Exercise aim:
Count every line of the data that includes "form". State only the number.

Start of Entries provided

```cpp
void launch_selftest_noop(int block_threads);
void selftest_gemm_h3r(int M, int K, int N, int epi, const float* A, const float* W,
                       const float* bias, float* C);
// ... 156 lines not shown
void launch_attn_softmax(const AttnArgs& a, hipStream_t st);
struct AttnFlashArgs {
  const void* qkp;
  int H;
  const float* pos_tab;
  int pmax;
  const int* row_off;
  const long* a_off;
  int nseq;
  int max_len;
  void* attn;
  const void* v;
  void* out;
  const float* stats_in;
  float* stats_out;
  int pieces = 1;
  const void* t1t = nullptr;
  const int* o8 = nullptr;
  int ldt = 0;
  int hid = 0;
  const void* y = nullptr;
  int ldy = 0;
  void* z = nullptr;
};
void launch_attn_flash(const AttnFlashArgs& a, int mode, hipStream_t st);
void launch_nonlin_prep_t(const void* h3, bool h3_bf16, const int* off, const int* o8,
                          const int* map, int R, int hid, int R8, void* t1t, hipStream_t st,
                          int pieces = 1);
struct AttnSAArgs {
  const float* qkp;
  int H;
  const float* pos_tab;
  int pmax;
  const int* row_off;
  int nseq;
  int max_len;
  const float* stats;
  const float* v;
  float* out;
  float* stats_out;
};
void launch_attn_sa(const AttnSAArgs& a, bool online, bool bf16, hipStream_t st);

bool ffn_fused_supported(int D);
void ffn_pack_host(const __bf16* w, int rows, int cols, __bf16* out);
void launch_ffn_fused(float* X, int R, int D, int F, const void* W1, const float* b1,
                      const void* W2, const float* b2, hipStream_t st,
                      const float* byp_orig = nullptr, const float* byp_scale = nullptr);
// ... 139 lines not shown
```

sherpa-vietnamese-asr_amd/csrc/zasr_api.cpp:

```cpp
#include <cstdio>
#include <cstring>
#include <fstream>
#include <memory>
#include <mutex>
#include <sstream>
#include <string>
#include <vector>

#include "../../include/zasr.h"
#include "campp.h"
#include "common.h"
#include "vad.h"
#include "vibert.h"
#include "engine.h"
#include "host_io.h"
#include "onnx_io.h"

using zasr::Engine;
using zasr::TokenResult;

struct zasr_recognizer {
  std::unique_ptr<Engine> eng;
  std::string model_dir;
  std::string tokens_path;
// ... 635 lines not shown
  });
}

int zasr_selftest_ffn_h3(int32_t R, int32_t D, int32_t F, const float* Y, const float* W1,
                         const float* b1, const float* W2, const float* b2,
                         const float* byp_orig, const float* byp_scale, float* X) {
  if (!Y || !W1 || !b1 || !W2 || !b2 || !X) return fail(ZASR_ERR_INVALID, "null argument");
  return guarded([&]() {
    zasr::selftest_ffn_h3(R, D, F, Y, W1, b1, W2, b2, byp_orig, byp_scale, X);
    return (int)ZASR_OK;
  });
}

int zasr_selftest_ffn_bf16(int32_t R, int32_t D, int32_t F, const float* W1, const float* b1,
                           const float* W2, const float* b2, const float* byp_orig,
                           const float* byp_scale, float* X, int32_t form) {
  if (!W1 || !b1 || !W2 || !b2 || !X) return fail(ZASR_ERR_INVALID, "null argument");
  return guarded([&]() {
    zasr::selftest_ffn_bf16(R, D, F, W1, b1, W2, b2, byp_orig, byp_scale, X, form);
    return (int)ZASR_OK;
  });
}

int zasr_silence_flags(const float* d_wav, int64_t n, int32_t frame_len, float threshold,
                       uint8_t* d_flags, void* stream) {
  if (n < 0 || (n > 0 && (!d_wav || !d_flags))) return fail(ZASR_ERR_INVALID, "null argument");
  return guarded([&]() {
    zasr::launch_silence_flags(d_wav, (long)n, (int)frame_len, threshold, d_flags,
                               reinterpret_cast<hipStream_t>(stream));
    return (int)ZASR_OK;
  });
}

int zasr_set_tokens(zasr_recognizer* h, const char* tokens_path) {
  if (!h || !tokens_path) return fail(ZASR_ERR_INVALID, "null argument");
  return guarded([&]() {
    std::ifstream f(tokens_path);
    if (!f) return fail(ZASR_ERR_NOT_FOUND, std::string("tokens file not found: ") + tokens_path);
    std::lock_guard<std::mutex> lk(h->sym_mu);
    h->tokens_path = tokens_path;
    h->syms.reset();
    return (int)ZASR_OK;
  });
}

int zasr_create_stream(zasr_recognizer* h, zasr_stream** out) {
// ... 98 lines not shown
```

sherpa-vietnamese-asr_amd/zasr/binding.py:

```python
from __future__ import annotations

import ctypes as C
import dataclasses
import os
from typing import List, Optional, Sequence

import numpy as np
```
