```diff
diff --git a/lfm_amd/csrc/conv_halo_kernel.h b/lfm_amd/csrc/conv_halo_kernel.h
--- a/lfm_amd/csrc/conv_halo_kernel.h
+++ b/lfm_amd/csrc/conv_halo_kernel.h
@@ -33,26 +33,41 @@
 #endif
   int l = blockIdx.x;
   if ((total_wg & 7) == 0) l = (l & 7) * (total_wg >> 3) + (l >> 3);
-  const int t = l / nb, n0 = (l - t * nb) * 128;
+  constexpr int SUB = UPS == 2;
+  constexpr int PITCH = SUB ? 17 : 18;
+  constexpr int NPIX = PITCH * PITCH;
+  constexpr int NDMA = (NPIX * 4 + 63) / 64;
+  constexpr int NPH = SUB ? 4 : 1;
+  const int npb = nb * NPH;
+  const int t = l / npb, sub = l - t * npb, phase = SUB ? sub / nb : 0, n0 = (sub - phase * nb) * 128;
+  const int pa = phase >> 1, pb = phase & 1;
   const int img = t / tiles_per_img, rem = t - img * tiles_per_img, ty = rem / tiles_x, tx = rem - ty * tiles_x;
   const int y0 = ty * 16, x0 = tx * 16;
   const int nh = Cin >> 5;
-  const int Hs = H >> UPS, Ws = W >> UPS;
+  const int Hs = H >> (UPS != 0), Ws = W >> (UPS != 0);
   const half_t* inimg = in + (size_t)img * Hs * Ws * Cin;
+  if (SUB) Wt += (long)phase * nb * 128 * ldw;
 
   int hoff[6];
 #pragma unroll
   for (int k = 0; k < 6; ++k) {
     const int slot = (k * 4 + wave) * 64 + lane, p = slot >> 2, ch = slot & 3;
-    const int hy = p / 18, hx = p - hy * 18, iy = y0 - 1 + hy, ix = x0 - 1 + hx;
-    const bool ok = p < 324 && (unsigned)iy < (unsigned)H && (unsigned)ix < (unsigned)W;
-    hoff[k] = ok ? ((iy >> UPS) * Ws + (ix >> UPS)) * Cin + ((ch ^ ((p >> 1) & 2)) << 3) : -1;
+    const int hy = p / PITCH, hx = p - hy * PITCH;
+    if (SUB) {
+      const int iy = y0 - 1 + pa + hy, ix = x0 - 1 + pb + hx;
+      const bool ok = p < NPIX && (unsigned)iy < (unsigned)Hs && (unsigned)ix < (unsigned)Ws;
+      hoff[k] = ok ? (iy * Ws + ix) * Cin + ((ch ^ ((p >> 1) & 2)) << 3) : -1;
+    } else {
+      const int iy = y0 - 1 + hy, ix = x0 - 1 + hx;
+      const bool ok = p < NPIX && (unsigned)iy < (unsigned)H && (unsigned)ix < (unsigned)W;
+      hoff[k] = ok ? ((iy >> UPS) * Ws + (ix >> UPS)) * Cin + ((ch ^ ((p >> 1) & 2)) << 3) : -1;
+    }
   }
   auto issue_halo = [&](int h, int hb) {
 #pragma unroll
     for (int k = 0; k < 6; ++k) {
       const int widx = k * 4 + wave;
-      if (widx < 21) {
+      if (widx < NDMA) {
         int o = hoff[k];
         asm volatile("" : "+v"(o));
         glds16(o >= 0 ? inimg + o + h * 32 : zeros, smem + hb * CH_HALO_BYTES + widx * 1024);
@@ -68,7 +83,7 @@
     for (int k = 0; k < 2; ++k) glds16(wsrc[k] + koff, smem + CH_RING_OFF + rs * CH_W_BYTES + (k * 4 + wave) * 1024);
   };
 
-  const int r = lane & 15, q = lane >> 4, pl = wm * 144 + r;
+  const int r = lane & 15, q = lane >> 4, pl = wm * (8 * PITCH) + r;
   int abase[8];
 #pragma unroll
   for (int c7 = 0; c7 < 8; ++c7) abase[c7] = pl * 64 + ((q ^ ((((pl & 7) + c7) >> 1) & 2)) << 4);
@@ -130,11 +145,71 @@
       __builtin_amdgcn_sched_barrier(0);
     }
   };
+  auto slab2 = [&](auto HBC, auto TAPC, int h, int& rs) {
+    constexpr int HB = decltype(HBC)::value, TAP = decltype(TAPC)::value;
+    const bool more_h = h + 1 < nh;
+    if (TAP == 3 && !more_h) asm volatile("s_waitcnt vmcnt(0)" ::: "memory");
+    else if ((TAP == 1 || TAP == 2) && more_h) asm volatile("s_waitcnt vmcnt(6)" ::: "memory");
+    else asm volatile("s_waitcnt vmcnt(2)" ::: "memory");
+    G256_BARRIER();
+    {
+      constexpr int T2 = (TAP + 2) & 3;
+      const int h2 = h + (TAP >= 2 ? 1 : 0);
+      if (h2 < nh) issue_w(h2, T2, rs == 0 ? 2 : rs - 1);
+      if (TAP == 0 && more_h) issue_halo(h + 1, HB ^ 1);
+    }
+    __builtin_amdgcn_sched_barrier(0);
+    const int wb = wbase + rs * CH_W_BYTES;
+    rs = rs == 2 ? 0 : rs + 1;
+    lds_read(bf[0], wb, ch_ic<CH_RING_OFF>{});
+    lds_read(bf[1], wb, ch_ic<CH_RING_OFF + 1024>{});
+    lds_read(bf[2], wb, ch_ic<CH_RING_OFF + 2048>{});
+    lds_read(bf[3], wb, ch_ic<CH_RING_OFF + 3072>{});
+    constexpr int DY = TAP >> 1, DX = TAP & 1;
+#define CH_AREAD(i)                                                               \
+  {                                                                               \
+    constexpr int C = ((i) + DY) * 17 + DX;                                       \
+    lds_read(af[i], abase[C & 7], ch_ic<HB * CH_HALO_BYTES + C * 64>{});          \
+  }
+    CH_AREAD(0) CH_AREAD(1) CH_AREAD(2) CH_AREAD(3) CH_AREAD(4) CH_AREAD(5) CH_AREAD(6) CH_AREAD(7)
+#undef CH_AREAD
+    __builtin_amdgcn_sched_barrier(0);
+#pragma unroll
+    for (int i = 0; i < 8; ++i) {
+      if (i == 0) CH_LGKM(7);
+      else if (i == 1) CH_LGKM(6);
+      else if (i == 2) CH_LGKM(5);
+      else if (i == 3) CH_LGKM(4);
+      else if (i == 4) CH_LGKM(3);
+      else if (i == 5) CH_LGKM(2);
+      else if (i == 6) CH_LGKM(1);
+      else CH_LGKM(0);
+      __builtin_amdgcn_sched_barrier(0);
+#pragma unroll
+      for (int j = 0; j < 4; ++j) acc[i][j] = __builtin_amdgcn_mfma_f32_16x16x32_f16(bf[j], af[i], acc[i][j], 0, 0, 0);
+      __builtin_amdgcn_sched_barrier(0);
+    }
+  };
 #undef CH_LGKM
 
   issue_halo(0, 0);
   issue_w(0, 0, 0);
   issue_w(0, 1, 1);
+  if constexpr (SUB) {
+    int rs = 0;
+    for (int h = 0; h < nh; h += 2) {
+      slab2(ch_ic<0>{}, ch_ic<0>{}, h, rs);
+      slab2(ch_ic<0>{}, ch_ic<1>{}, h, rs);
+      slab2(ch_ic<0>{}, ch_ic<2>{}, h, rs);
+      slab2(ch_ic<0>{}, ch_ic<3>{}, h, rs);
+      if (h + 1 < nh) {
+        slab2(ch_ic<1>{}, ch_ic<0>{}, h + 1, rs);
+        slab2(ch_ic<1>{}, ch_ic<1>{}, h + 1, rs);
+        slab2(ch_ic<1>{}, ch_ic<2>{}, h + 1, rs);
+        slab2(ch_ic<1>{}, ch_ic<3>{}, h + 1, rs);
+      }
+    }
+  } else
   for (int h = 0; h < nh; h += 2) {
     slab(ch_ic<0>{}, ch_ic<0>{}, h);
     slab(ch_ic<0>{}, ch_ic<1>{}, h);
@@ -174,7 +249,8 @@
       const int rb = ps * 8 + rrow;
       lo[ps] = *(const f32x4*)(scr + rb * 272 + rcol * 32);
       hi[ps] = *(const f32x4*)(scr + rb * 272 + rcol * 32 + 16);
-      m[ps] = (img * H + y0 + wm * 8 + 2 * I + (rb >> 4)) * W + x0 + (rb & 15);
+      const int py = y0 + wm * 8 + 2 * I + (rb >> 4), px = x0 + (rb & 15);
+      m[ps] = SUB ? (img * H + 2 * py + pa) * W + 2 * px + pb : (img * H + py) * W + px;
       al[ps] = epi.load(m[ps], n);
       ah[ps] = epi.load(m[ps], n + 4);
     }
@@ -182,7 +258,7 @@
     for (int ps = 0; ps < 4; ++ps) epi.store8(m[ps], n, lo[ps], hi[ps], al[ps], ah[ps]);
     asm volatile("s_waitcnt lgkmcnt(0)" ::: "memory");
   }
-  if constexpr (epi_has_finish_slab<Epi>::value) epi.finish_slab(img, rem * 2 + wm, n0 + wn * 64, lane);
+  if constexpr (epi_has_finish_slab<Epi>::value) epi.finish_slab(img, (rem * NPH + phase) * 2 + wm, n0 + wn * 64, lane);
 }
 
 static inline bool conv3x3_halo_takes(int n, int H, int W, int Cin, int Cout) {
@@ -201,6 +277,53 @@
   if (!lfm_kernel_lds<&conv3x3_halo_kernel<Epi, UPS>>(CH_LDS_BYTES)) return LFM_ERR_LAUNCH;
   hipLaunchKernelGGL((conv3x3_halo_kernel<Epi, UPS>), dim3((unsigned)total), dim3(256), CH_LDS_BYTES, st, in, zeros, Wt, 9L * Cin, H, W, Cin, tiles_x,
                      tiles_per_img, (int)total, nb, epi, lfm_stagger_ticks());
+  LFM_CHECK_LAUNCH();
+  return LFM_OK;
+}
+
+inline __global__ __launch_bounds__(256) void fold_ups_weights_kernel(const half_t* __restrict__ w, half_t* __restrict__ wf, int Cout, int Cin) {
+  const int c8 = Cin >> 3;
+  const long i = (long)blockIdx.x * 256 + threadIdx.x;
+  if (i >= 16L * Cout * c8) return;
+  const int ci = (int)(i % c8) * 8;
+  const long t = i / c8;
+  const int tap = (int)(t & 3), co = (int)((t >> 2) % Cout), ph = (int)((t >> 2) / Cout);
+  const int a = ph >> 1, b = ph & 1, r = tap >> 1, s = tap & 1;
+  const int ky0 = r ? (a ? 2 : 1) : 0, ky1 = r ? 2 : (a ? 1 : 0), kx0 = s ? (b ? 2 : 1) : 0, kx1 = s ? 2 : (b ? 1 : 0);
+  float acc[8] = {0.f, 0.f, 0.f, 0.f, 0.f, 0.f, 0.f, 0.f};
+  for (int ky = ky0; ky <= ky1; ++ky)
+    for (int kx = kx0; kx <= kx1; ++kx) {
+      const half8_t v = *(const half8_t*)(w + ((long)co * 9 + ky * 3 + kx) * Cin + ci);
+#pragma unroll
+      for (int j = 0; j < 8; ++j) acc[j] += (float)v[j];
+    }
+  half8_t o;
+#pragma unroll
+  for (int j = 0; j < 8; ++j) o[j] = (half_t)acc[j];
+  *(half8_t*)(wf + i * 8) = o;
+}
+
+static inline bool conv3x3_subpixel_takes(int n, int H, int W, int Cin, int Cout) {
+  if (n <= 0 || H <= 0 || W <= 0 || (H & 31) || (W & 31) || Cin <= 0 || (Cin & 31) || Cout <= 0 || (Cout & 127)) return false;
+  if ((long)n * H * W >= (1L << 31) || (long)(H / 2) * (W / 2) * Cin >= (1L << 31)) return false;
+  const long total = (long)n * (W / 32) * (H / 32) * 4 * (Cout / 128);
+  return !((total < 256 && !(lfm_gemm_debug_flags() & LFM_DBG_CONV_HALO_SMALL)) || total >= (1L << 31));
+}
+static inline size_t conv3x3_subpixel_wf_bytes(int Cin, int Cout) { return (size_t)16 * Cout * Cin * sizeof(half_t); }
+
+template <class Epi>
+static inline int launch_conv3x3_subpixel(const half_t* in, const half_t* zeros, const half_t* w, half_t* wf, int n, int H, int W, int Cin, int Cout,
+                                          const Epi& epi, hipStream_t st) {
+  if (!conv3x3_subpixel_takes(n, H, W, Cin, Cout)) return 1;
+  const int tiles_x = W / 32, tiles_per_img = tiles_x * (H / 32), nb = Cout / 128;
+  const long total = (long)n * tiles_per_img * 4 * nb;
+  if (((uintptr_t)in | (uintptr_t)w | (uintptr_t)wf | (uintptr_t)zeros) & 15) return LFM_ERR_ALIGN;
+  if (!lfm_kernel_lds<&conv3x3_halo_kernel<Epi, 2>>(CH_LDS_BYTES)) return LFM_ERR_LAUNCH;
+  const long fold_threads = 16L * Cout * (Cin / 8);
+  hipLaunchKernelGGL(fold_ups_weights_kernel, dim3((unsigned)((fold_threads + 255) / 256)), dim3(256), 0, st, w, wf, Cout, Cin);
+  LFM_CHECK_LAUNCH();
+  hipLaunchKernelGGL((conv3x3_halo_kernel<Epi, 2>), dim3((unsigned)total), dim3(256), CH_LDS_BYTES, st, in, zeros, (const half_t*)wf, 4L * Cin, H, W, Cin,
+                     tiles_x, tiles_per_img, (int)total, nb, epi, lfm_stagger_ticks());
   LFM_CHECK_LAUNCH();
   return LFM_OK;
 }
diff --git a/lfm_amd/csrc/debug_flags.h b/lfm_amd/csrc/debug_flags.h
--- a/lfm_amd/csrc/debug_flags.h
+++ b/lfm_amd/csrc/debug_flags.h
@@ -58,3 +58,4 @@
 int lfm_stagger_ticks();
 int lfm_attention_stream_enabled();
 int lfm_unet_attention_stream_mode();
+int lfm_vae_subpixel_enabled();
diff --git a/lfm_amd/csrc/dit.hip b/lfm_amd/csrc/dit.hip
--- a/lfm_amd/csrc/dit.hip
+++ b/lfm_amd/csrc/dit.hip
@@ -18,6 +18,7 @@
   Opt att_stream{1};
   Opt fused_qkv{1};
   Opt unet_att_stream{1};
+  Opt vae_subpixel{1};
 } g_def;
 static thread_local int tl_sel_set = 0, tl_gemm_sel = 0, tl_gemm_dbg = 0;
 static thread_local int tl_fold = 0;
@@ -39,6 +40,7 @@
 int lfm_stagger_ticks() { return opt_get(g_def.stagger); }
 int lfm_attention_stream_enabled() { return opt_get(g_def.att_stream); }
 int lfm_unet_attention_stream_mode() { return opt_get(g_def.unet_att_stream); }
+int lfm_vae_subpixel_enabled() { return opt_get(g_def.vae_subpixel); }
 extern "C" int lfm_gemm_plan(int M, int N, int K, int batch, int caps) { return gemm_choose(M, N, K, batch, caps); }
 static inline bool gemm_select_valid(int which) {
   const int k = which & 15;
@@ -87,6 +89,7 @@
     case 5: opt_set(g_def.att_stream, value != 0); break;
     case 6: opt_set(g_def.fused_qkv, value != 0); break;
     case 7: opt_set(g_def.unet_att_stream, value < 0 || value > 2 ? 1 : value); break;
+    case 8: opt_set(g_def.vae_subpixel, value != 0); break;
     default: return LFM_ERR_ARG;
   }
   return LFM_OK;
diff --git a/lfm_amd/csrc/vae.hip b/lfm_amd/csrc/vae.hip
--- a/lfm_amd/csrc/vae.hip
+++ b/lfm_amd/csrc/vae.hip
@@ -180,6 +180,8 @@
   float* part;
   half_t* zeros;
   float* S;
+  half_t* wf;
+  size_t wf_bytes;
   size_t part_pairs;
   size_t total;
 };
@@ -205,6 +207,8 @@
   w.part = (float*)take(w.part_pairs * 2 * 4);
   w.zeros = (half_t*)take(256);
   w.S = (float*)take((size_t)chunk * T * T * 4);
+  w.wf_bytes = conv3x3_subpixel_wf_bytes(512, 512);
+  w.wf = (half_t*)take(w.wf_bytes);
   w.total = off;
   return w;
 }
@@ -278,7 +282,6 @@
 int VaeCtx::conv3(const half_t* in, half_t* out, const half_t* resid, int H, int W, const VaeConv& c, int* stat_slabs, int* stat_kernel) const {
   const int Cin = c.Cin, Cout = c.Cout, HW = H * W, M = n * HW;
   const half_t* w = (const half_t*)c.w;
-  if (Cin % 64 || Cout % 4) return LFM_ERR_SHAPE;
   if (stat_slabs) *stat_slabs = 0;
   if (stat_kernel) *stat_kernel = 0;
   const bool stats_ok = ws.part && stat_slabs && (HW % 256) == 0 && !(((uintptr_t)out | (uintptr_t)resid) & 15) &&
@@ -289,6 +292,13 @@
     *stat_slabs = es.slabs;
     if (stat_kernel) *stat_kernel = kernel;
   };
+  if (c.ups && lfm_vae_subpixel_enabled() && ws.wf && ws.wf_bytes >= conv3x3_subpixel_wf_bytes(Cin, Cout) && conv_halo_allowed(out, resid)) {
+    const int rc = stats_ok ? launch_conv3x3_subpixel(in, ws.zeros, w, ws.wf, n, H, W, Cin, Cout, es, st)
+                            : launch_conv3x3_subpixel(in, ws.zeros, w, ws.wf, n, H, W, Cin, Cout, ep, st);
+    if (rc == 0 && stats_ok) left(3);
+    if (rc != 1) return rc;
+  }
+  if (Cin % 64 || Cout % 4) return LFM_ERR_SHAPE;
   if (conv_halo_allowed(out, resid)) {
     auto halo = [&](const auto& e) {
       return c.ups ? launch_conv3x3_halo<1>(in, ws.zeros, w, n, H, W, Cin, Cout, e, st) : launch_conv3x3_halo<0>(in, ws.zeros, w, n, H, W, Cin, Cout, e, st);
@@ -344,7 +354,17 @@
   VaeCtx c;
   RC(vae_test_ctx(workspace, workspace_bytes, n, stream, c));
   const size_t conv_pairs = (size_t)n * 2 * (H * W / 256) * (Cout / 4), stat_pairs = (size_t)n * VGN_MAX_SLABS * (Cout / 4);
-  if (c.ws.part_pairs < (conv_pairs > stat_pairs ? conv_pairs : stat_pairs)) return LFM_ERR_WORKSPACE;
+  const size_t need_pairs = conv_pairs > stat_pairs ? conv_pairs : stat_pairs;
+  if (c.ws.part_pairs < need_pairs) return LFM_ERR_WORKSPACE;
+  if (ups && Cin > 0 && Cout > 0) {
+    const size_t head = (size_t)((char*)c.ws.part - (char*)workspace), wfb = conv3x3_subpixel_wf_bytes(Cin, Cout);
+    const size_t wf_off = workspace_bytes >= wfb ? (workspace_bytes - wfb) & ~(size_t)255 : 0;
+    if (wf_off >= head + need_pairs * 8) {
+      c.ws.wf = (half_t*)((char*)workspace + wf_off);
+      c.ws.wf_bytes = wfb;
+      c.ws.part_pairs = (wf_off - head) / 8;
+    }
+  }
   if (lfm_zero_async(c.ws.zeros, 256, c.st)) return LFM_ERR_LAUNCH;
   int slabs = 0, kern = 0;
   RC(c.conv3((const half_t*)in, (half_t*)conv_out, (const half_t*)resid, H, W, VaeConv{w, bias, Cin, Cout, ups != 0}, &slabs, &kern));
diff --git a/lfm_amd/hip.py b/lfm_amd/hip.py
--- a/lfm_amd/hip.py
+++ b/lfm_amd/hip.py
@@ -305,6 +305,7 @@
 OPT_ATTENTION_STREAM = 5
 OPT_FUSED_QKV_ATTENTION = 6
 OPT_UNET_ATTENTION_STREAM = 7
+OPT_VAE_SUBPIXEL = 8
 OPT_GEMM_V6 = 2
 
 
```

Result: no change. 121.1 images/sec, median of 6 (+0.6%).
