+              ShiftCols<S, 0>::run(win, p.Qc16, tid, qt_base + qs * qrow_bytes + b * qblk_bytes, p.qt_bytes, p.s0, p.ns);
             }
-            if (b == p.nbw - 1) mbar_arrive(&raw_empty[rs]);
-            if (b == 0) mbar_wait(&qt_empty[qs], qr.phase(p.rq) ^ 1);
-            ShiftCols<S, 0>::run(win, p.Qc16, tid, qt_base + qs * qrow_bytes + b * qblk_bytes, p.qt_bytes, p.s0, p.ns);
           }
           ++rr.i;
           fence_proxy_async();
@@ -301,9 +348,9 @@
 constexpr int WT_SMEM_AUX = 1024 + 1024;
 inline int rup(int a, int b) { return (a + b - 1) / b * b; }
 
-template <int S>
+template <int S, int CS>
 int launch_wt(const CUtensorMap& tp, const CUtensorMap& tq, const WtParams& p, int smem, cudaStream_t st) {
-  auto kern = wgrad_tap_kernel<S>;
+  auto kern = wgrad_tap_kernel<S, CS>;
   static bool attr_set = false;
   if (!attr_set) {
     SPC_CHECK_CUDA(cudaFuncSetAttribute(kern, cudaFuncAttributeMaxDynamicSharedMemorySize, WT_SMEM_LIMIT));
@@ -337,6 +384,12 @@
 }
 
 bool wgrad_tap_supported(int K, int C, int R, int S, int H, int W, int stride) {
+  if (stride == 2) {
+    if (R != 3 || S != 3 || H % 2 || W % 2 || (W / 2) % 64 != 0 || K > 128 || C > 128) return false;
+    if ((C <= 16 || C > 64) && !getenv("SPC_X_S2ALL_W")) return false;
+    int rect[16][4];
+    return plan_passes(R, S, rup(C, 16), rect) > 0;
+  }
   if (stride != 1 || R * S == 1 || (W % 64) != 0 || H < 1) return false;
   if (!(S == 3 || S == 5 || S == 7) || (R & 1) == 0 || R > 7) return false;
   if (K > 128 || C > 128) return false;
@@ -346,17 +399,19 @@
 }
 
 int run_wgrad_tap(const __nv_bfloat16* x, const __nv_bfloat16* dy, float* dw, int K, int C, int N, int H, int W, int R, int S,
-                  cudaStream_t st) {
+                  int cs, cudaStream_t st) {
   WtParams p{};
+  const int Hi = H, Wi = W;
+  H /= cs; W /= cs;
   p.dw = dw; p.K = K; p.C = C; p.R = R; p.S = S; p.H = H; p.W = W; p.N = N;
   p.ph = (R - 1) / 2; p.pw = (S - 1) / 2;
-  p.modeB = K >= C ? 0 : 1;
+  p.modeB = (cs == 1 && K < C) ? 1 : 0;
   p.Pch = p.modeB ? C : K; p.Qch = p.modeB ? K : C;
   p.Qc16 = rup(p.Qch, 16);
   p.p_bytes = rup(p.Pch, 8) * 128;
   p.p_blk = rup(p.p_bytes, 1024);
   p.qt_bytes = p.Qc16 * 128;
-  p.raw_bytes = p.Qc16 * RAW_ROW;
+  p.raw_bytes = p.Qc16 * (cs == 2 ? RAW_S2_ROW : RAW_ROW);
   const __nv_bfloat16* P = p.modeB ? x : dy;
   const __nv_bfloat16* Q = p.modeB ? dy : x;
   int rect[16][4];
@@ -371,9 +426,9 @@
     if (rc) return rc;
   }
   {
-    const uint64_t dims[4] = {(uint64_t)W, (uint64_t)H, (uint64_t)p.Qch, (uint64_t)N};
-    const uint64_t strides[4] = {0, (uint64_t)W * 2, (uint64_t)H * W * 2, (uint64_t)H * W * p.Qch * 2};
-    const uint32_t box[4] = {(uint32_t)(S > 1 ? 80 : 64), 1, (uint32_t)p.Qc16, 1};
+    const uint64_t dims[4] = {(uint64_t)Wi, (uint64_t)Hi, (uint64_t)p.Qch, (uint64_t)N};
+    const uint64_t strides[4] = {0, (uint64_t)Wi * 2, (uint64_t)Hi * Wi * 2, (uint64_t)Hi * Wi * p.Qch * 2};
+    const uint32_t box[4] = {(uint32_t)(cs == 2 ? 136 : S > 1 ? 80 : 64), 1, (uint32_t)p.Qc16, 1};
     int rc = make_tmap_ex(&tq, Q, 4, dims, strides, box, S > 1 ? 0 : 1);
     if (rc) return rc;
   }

End of Entries provided

Output for this task:
2